- [Required work] Scan the data below for the string "char". Show every line where it turns up.

+++ Data supplied

# azmyrajab/polars_ols

Measured on AMD Instinct MI355X. Metric: group_regressions_per_sec, higher is better.
Workload: dtype f32

## Files before the change

### polars_ols_amd/csrc/api.hip

```cpp
#include <algorithm>
#include <cmath>
#include <cctype>
#include <cstdlib>
#include <strings.h>
#include <condition_variable>
#include <mutex>
#include <thread>

#include "common.hpp"
#include "api_internal.hpp"
#include "k1_gram_chol.hpp"
#include "k2_resident.hpp"
#include "k2w_resident.hpp"
#include "k3_rls.hpp"
#include "k4_rolling.hpp"
#include "k5_enet.hpp"
#include "k6_svd.hpp"
#include "k7_stats.hpp"
#include "k7r_robust.hpp"
#include "k7c_cluster.hpp"
#include "k7i_influence.hpp"
#include "k8_wide.hpp"
#include "k10_ridge_path.hpp"
#include "k11_rlm.hpp"
#include "k13_glm.hpp"
#include "k14_iv.hpp"
#include "k12_enet_cv.hpp"
#include "dyn_prep.hpp"

namespace pols {
template <typename T> bool k1m_fits(int k_user, bool has_w, int64_t max_rows);

__global__ void __launch_bounds__(256) mark_fallback_kernel(const int64_t *offs, int64_t n_groups, int32_t *status, int32_t *fb_flag,
                                                            int32_t epoch, int only_if_not_empty) {
    const int64_t g = (int64_t)blockIdx.x * 256 + threadIdx.x;
    if (g == 0) *fb_flag = epoch;
    if (g >= n_groups) return;
    if (only_if_not_empty) { if (status[g] != POLS_GROUP_EMPTY) status[g] = POLS_GROUP_FALLBACK; }
    else status[g] = POLS_GROUP_FALLBACK;
    (void)offs;
}

static thread_local char g_err[512] = "";

void set_error(const char *fmt, ...) {
    va_list ap;
    va_start(ap, fmt);
    vsnprintf(g_err, sizeof(g_err), fmt, ap);
    va_end(ap);
}

int fail(int code, const char *fmt, ...) {
    va_list ap;
    va_start(ap, fmt);
    vsnprintf(g_err, sizeof(g_err), fmt, ap);
    va_end(ap);
    return code;
}

int grow(DeviceBuffer &b, size_t bytes, void **out, bool *fresh) {
    if (fresh) *fresh = bytes > b.cap;
    if (bytes > b.cap) {
        if (b.ptr) POLS_HIP(hipFree(b.ptr));
        b.ptr = nullptr;
        b.cap = 0;
        const size_t want = std::max(bytes, (size_t)1 << 16);
        POLS_HIP(hipMalloc(&b.ptr, want));
        b.cap = want;
    }
    *out = b.ptr;
    return POLS_OK;
}
int grow(CachedTable &t, size_t bytes, void **out) {
    if (bytes > t.buf.cap) t.valid = false;
    return grow(t.buf, bytes, out);
}
int ensure_scratch(pols_ctx *ctx, Work w, size_t bytes, void **out) { return grow(ctx->work[(int)w], bytes, out); }

int upload_small(pols_ctx *ctx, void *dst_device, const void *src, size_t bytes) {
    if (bytes == 0) return POLS_OK;
    if (bytes > ((size_t)1 << 20)) {
        POLS_HIP(hipMemcpyAsync(dst_device, src, bytes, hipMemcpyHostToDevice, ctx->stream));
        POLS_HIP(hipStreamSynchronize(ctx->stream));
        return POLS_OK;
    }
    auto &slot = ctx->pinned[ctx->pinned_next];
    ctx->pinned_next = (ctx->pinned_next + 1) % 4;
    if (slot.busy) { POLS_HIP(hipEventSynchronize(slot.done)); slot.busy = false; }
    if (bytes > slot.cap) {
        if (slot.ptr) POLS_HIP(hipHostFree(slot.ptr));
        slot.ptr = nullptr; slot.cap = 0;
        const size_t want = std::max(bytes, (size_t)1 << 16);
        POLS_HIP(hipHostMalloc(&slot.ptr, want, hipHostMallocDefault));
        slot.cap = want;
    }
    if (!slot.done) POLS_HIP(hipEventCreateWithFlags(&slot.done, hipEventDisableTiming));
    std::memcpy(slot.ptr, src, bytes);
    POLS_HIP(hipMemcpyAsync(dst_device, slot.ptr, bytes, hipMemcpyHostToDevice, ctx->stream));
    POLS_HIP(hipEventRecord(slot.done, ctx->stream));
    slot.busy = true;
    return POLS_OK;
}

int upload_offsets(pols_ctx *ctx, const int64_t *offs, int64_t n_groups, const int64_t **d_offs, int64_t *max_rows,
                   uint64_t generation) {
    const int64_t cnt = n_groups + 1;
    const size_t bytes = sizeof(int64_t) * (size_t)cnt;
    if (generation != 0 && ctx->offsets.valid && ctx->offs_host == offs && ctx->offs_n == n_groups &&
        ctx->offs_generation == generation) {
        *d_offs = static_cast<const int64_t *>(ctx->offsets.buf.ptr);
        *max_rows = ctx->offs_max_rows;
        return POLS_OK;
    }
    uint64_t h0 = 1469598103934665603ULL, h1 = 0x9E3779B97F4A7C15ULL, h2 = 0xC2B2AE3D27D4EB4FULL, h3 = 0x165667B19E3779F9ULL;
    const uint64_t P = 1099511628211ULL;
    const uint64_t *u = reinterpret_cast<const uint64_t *>(offs);
    int64_t g = 0;
    for (; g + 4 <= cnt; g += 4) {
        h0 = (h0 ^ u[g]) * P; h1 = (h1 ^ u[g + 1]) * P; h2 = (h2 ^ u[g + 2]) * P; h3 = (h3 ^ u[g + 3]) * P;
    }
    for (; g < cnt; ++g) h0 = (h0 ^ u[g]) * P;
    int64_t mx = 0, ored = 0, mn = 0, mn_pos = INT64_MAX;
    for (int64_t i = 0; i < cnt; ++i) ored |= offs[i];
    int32_t small_mask = 0;
    int64_t hist_cnt[48] = {0}, hist_rows[48] = {0};
    int64_t over = 0;
    for (int64_t i = 1; i < cnt; ++i) {
        const int64_t d = offs[i] - offs[i - 1];
        mn = d < mn ? d : mn; mx = d > mx ? d : mx;
        mn_pos = (d > 0 && d < mn_pos) ? d : mn_pos;
        over += d > 1021 ? d - 1021 : 0;
        if (d > 0 && d <= 32) small_mask |= d <= 4 ? 1 : (d <= 8 ? 2 : (d <= 16 ? 4 : 8));
        const int bkt = d <= 1 ? 0 : 64 - __builtin_clzll((unsigned long long)(d - 1));
        hist_cnt[bkt < 47 ? bkt : 47]++; hist_rows[bkt < 47 ? bkt : 47] += d;
    }
    if (mn < 0) return fail(POLS_ERR_INVALID, "group_offsets must be ascending");
    const uint64_t sum = ((h0 * 31 + h1) * 31 + h2) * 31 + h3;
    const bool hit = ctx->offsets.valid && ctx->offs_n == n_groups && ctx->offs_sum == sum &&
                     ctx->offs_copy.size() == (size_t)cnt && std::memcmp(ctx->offs_copy.data(), offs, bytes) == 0;
    if (!hit) {
        void *dptr = nullptr;
        ctx->offsets.valid = false;
        int rc = grow(ctx->offsets, bytes, &dptr);
        if (rc) return rc;
        if ((rc = upload_small(ctx, dptr, offs, bytes))) return rc;
        ctx->offsets.valid = true;
        ctx->offs_copy.assign(offs, offs + cnt);
        ctx->offs_n = n_groups;
        ctx->offs_sum = sum;
        ctx->offs_id++;
    }
    ctx->offs_host = offs;
    ctx->offs_generation = generation;
    ctx->offs_max_rows = mx;
    ctx->offs_min_rows = mn_pos == INT64_MAX ? 0 : mn_pos;
    ctx->offs_small_mask = small_mask;
    std::memcpy(ctx->offs_hist_cnt, hist_cnt, sizeof(hist_cnt));
    std::memcpy(ctx->offs_hist_rows, hist_rows, sizeof(hist_rows));
    ctx->offs_wave_overflow = over;
    {
        int64_t tail = -1;
        for (int64_t i = n_groups; i >= 1; --i)
            if (offs[i] > offs[i - 1]) { tail = i - 1; break; }
        ctx->offs_tail_group = tail;
    }
    ctx->offs_aligned[0] = (ored & 1) == 0;
    ctx->offs_aligned[1] = (ored & 3) == 0;
    *d_offs = static_cast<const int64_t *>(ctx->offsets.buf.ptr);
    *max_rows = mx;
    return POLS_OK;
}
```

++++++

- [Exercise solution]
static thread_local char g_err[512] = "";
void set_error(const char *fmt, ...) {
int fail(int code, const char *fmt, ...) {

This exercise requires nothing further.